22-0 is a tough loss , and totally uncalled for......even if the team is not up to par , playing up in tournament or just not a good team......theres no reason for the score to be that high maybe 10,11......but 22???
A good spanking is always fun, but kicking and beating someone while their down is not part of good sportsmanship or how you should be raising these kids.
in the end this was uncalled for.


----------



## dawson (Jul 26, 2018)

I've have always said that I would rather lose 1-0 then win 12-0 . ( and only partially in jest )
Having been on both sides nobody is happy or gains anything when one team is over matched.

And when the superior team starts playing keep away or  starts taking turns having one player try to dribble the whole weaker team or some other variation ,  I find that even more humiliating and embarrassing .
If we are really serious about this problem , lets keep it simple and stop the game before it gets out of hand.

Perhaps for all  youth games if a team goes ahead by 7 goals ( could be a different number ) the game is stopped . Nobody benefits by continuing to play an over matched opponent including when the better team tries various methods to stop or slow down the scoring.  All that does is prolong the humiliation for NO GOOD REASON .

Even professional boxing has the 3 knockdown rule and the fight is stopped.


----------



## Surfref (Jul 26, 2018)

I was talking to my daughter yesterday about this topic and she reminded me of one of her college games and that sometimes it is okay to beat the crap out of the other team.  She was a college freshman and in their third preseason game they played a team from Missouri that they beat the prior year 5-1, but the other team took two of my daughters team's players out for the season with a broken tib/fib and ankle.  Both nasty intentional tackles. When my daughter played the Missouri team their goal was to get revenge by embarrassing them and running the score up.  They ended up beating them 11-0 with no one getting hurt.


----------



## Penalty Kicks Stink (Jul 26, 2018)

With only 5 teams in this age groups bracket it seems to me Pats and all their chapters could have offered at no cost or minimal cost to get (3) more 2009 teams so they could split the brackets into 2 tiers at a minimum.  How do you not have your club teams support your own tournament?


----------



## Kopi (Jul 26, 2018)

My daughters a keeper and one game (U14) we were being blown out 11-0 there were circumstances that played into the lost injury, heat exhaustion.. The opposing coach never pulled back his players even when we were down to 9 players. When the whistle finally blew (thank God) I walked up to my daughter looking to console her and when I'm about 5' away she says " Dad I think that's one of the best games I played so far" it could have easily have been 22-0. My point being maybe us as parents are more concerned about the score then they are. JMO


----------



## exkeeper (Jul 27, 2018)

Justafan said:


> Fair enough, but then the question becomes is what you want the winning coach to do, pull everybody but the goaly?  What if the coach did everything humanly possible?  To me, it’s more on the losing coach, either forfeit the game or call it at half.
> 
> I for one find it more insulting for the winning team to start pulling players.  This happened to my dd’s back in the AYSO days and I told the coach to keep his full team in and not take it easy on us.
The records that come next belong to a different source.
# akopich/spark-gp

Measured on AMD Instinct MI355X. Metric: rows/sec (full GP fit: BCM hyperopt + PPA), higher is better.
Workload: dtype fp32; 1 GPU; model=ARD-RBF GP regression, m=1000, expert=100, maxIter=100, restart=False, rows=10000000, dim=32, active_set=1000, expert_size=100, ppa_precision=mixed, parallelism=expert-parallel dp1

## Files before the change

### spark_gp_amd/ops/csrc/linalg_lds.h

```cpp
#pragma once
#include <hip/hip_runtime.h>
#include <math.h>

#ifndef WG
#define WG 512
#endif
#define NB 32

typedef __attribute__((ext_vector_type(4))) float mfma_f32x4_t;

__device__ inline double wave_sum(double v) {
#pragma unroll
  for (int off = 32; off; off >>= 1) v += __shfl_down(v, off, 64);
  return v;
}

__device__ inline double block_sum(double v, double* red, int tid) {
  v = wave_sum(v);
  if ((tid & 63) == 0) red[tid >> 6] = v;
  __syncthreads();
  if (tid == 0) {
    double s = 0;
#pragma unroll
    for (int w = 0; w < WG / 64; ++w) s += red[w];
    red[0] = s;
  }
  __syncthreads();
  double out = red[0];
  __syncthreads();
  return out;
}

__device__ inline float bcast_lane(float x, int src) {
  return __builtin_bit_cast(
      float, __builtin_amdgcn_readlane(__builtin_bit_cast(int, x), src));
}

__device__ inline void tri_decode(int f, int& a, int& b) {
  a = (int)((sqrtf(8.f * (float)f + 1.f) - 1.f) * 0.5f);
  while ((a + 1) * (a + 2) / 2 <= f) ++a;
  while (a * (a + 1) / 2 > f) --a;
  b = f - a * (a + 1) / 2;
}

__device__ inline float dotv(const float* p, const float* q, int c0,
                             int c1) {
  float s = 0.f;
  int c = c0;
  for (; c < c1 && (c & 3); ++c) s += p[c] * q[c];
  float4 a4 = {0.f, 0.f, 0.f, 0.f};
  for (; c + 3 < c1; c += 4) {
    const float4 a = *(const float4*)(p + c);
    const float4 b = *(const float4*)(q + c);
    a4.x += a.x * b.x;
    a4.y += a.y * b.y;
    a4.z += a.z * b.z;
    a4.w += a.w * b.w;
  }
  s += (a4.x + a4.y) + (a4.z + a4.w);
  for (; c < c1; ++c) s += p[c] * q[c];
  return s;
}

__device__ inline float dotm(const float* p, const float* q, int sq,
                             int c0, int c1) {
  float s = 0.f;
  int c = c0;
  for (; c < c1 && (c & 3); ++c) s += p[c] * q[c * sq];
  float s0 = 0.f, s1 = 0.f, s2 = 0.f, s3 = 0.f;
  for (; c + 3 < c1; c += 4) {
    const float4 a = *(const float4*)(p + c);
    s0 += a.x * q[c * sq];
    s1 += a.y * q[(c + 1) * sq];
    s2 += a.z * q[(c + 2) * sq];
    s3 += a.w * q[(c + 3) * sq];
  }
  s += (s0 + s1) + (s2 + s3);
  for (; c < c1; ++c) s += p[c] * q[c * sq];
  return s;
}

__device__ inline float dot4(const float* p, int sp, const float* q, int sq,
                             int c0, int c1) {
  float s0 = 0.f, s1 = 0.f, s2 = 0.f, s3 = 0.f;
  int c = c0;
  for (; c + 3 < c1; c += 4) {
    s0 += p[c * sp] * q[c * sq];
    s1 += p[(c + 1) * sp] * q[(c + 1) * sq];
    s2 += p[(c + 2) * sp] * q[(c + 2) * sq];
    s3 += p[(c + 3) * sp] * q[(c + 3) * sq];
  }
  for (; c < c1; ++c) s0 += p[c * sp] * q[c * sq];
  return (s0 + s1) + (s2 + s3);
}
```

I agree with this 100%. It becomes hard when you start trying not to score and what it looks like to the other team. When I coached years ago in the u14 girls division we were beating a team 8-0 at half-time and when we started the second half we started to play keep away and connect 8 passes before going forward. The parents on the other team started yelling that we were just messing with them now and got all fired up. The girls got mad not he other side as well from their parents yelling. We had already rotated players from he front to the back and had all the subs on the field. However 22-0 is still out of hand.


----------



## MijoPlumber (Jul 27, 2018)

Kopi said:


> My daughters a keeper and one game (U14) we were being blown out 11-0 there were circumstances that played into the lost injury, heat exhaustion.. The opposing coach never pulled back his players even when we were down to 9 players. When the whistle finally blew (thank God) I walked up to my daughter looking to console her and when I'm about 5' away she says " Dad I think that's one of the best games I played so far" it could have easily have been 22-0. My point being maybe us as parents are more concerned about the score then they are. JMO


Mijo, Really that’s a strong player and respect her for that. That’s a tough situation and in that case the other coach should have throttled back.


exkeeper said:


> I agree with this 100%. It becomes hard when you start trying not to score and what it looks like to the other team. When I coached years ago in the u14 girls division we were beating a team 8-0 at half-time and when we started the second half we started to play keep away and connect 8 passes before going forward. The parents on the other team started yelling that we were just messing with them now and got all fired up. The girls got mad not he other side as well from their parents yelling. We had already rotated players from he front to the back and had all the subs on the field. However 22-0 is still out of hand.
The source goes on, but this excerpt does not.